ENTRIES SUPPLIED:
=== Begin Enclosure ===

# NVIDIA/cuopt

Measured on NVIDIA H100. Metric: pdlp_iterations_per_sec, higher is better.
Workload: dtype f64

## Files before the change

cuopt_b200/csrc/pdlp_kernels.cuh:

```cuda
#pragma once

#include "device_utils.cuh"
#include "spmv_bicsr.cuh"

#include <math_constants.h>

namespace cuopt_b200 {

constexpr int EW_THREADS  = 256;
static __device__ int g_l2_hints = 1;

struct pdhg_ctl_t {
  double step_size, primal_weight, tau, sigma;
  double pending_weight;
  double sum_weights;
  double interaction, norm_dx2, norm_dy2;
  double reduction_exponent, growth_exponent, primal_smoothing, dual_smoothing;
  int parity;
  int pending_avg;
  int active;
  int valid;
  int k_pdhg;
  int attempts;
  int accepted;
// ... 164 lines not shown
  const l2_policy_t pol   = make_l2_policies(g_l2_hints);
  for (int j = blockIdx.x * blockDim.x + threadIdx.x; j < n; j += stride) {
    const double xj = x[j];
    if (pending) sum_x[j] = sum_x[j] + w * xj;
    const double gradient = ld_stream(c + j) - aty[j];
    double next           = xj - (tau * gradient);
    next                  = fmax(fmin(next, ld_stream(u + j)), ld_stream(l + j));
    xn[j]                 = next;
    st_l2(xbar + j, next - xj + next, pol.keep);
  }
}

template <bool INIT, int NPRE, bool BCAST = false>
__global__ void __launch_bounds__(BICSR_THREADS, bicsr_min_ctas(NPRE)) k_dual_step(pdhg_ctl_t* __restrict__ ctl,
                                                                             bicsr_view_t A,
                                                                             const double* __restrict__ xbar,
                                                                             double* __restrict__ ybuf0,
                                                                             double* __restrict__ ybuf1,
                                                                             const double* __restrict__ lc,
                                                                             const double* __restrict__ uc,
                                                                             double* __restrict__ sum_y,
                                                                             double* __restrict__ part_dy2,
                                                                             const unsigned long long* xbar_flags,
                                                                             int n_xbar_flags,
                                                                             const double* __restrict__ t,
                                                                             peer_ptrs_t y_peers = peer_ptrs_t{},
                                                                             peer_flags_t flags = peer_flags_t{},
                                                                             int world = 1,
                                                                             int rank = 0,
                                                                             const int* __restrict__ send = nullptr,
                                                                             int send_stride = 0)
{
  if (!ctl->active) return;
  __shared__ double rows[BICSR_WARPS][BICSR_SLOTS];
  __shared__ double red[32];
  const unsigned long long epoch = (unsigned long long)ctl->attempts + 1ull;
  if (xbar_flags) peer_wait(xbar_flags, n_xbar_flags, (unsigned long long)ctl->attempts + 1ull);
  const int cur      = ctl->parity;
  const double* y    = cur ? ybuf1 : ybuf0;
  double* yn         = cur ? ybuf0 : ybuf1;
  const double sigma = ctl->sigma;
  const bool pending = ctl->pending_avg != 0;
  const double w     = ctl->pending_weight;
  double dy2         = 0.0;
  const l2_policy_t pol = make_l2_policies(g_l2_hints);
  struct payload_t {
    double y, lc, uc, sum, init;
  };
  auto pre_op = [&](int i) {
    payload_t p;
    p.y    = y[i];
    p.lc   = ld_stream(lc + i);
    p.uc   = ld_stream(uc + i);
    p.sum  = pending ? sum_y[i] : 0.0;
    p.init = INIT ? ld_l2(t + i, pol.stream) : 0.0;
    return p;
  };
  auto row_op = [&](int i, double s, const payload_t& p) {
    if (pending) sum_y[i] = p.sum + w * p.y;
    double next      = p.y - (sigma * s);
    const double low = next + sigma * p.lc;
    const double up  = next + sigma * p.uc;
    next             = fmax(low, fmin(up, 0.0));
    st_l2(yn + i, next, pol.keep);
    if constexpr (BCAST) {
#pragma unroll
      for (int r = 0; r < DIST_MAX_PEERS; ++r)
        if (r < world) {
          const int d = __ldg(send + (size_t)r * send_stride + i);
          if (d >= 0) y_peers.p[r][d] = next;
        }
    }
    const double d   = next - p.y;
    dy2 += d * d;
  };
  spmv_bicsr_rows<payload_t, INIT, NPRE>(A, xbar, rows[threadIdx.x >> 5], pre_op, row_op, pol.keep);
  const double tot = block_reduce(dy2, red);
  if (threadIdx.x == 0) part_dy2[blockIdx.x] = tot;
  if constexpr (BCAST) peer_signal_grid_done(&ctl->ticket[2], flags, world, DIST_FLAG_Y + rank, epoch, DIST_FLAG_Y_B + rank);
}
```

=== End Enclosure ===

EXERCISE: Retype the records in full, keeping every word as it is.

RESPONSE FOR THIS EXERCISE:
# NVIDIA/cuopt

Measured on NVIDIA H100. Metric: pdlp_iterations_per_sec, higher is better.
Workload: dtype f64

## Files before the change

cuopt_b200/csrc/pdlp_kernels.cuh:

```cuda
#pragma once

#include "device_utils.cuh"
#include "spmv_bicsr.cuh"

#include <math_constants.h>

namespace cuopt_b200 {

constexpr int EW_THREADS  = 256;
static __device__ int g_l2_hints = 1;

struct pdhg_ctl_t {
  double step_size, primal_weight, tau, sigma;
  double pending_weight;
  double sum_weights;
  double interaction, norm_dx2, norm_dy2;
  double reduction_exponent, growth_exponent, primal_smoothing, dual_smoothing;
  int parity;
  int pending_avg;
  int active;
  int valid;
  int k_pdhg;
  int attempts;
  int accepted;
// ... 164 lines not shown
  const l2_policy_t pol   = make_l2_policies(g_l2_hints);
  for (int j = blockIdx.x * blockDim.x + threadIdx.x; j < n; j += stride) {
    const double xj = x[j];
    if (pending) sum_x[j] = sum_x[j] + w * xj;
    const double gradient = ld_stream(c + j) - aty[j];
    double next           = xj - (tau * gradient);
    next                  = fmax(fmin(next, ld_stream(u + j)), ld_stream(l + j));
    xn[j]                 = next;
    st_l2(xbar + j, next - xj + next, pol.keep);
  }
}

template <bool INIT, int NPRE, bool BCAST = false>
__global__ void __launch_bounds__(BICSR_THREADS, bicsr_min_ctas(NPRE)) k_dual_step(pdhg_ctl_t* __restrict__ ctl,
                                                                             bicsr_view_t A,
                                                                             const double* __restrict__ xbar,
                                                                             double* __restrict__ ybuf0,
                                                                             double* __restrict__ ybuf1,
                                                                             const double* __restrict__ lc,
                                                                             const double* __restrict__ uc,
                                                                             double* __restrict__ sum_y,
                                                                             double* __restrict__ part_dy2,
                                                                             const unsigned long long* xbar_flags,
                                                                             int n_xbar_flags,
                                                                             const double* __restrict__ t,
                                                                             peer_ptrs_t y_peers = peer_ptrs_t{},
                                                                             peer_flags_t flags = peer_flags_t{},
                                                                             int world = 1,
                                                                             int rank = 0,
                                                                             const int* __restrict__ send = nullptr,
                                                                             int send_stride = 0)
{
  if (!ctl->active) return;
  __shared__ double rows[BICSR_WARPS][BICSR_SLOTS];
  __shared__ double red[32];
  const unsigned long long epoch = (unsigned long long)ctl->attempts + 1ull;
  if (xbar_flags) peer_wait(xbar_flags, n_xbar_flags, (unsigned long long)ctl->attempts + 1ull);
  const int cur      = ctl->parity;
  const double* y    = cur ? ybuf1 : ybuf0;
  double* yn         = cur ? ybuf0 : ybuf1;
  const double sigma = ctl->sigma;
  const bool pending = ctl->pending_avg != 0;
  const double w     = ctl->pending_weight;
  double dy2         = 0.0;
  const l2_policy_t pol = make_l2_policies(g_l2_hints);
  struct payload_t {
    double y, lc, uc, sum, init;
  };
  auto pre_op = [&](int i) {
    payload_t p;
    p.y    = y[i];
    p.lc   = ld_stream(lc + i);
    p.uc   = ld_stream(uc + i);
    p.sum  = pending ? sum_y[i] : 0.0;
    p.init = INIT ? ld_l2(t + i, pol.stream) : 0.0;
    return p;
  };
  auto row_op = [&](int i, double s, const payload_t& p) {
    if (pending) sum_y[i] = p.sum + w * p.y;
    double next      = p.y - (sigma * s);
    const double low = next + sigma * p.lc;
    const double up  = next + sigma * p.uc;
    next             = fmax(low, fmin(up, 0.0));
    st_l2(yn + i, next, pol.keep);
    if constexpr (BCAST) {
#pragma unroll
      for (int r = 0; r < DIST_MAX_PEERS; ++r)
        if (r < world) {
          const int d = __ldg(send + (size_t)r * send_stride + i);
          if (d >= 0) y_peers.p[r][d] = next;
        }
    }
    const double d   = next - p.y;
    dy2 += d * d;
  };
  spmv_bicsr_rows<payload_t, INIT, NPRE>(A, xbar, rows[threadIdx.x >> 5], pre_op, row_op, pol.keep);
  const double tot = block_reduce(dy2, red);
  if (threadIdx.x == 0) part_dy2[blockIdx.x] = tot;
  if constexpr (BCAST) peer_signal_grid_done(&ctl->ticket[2], flags, world, DIST_FLAG_Y + rank, epoch, DIST_FLAG_Y_B + rank);
}
```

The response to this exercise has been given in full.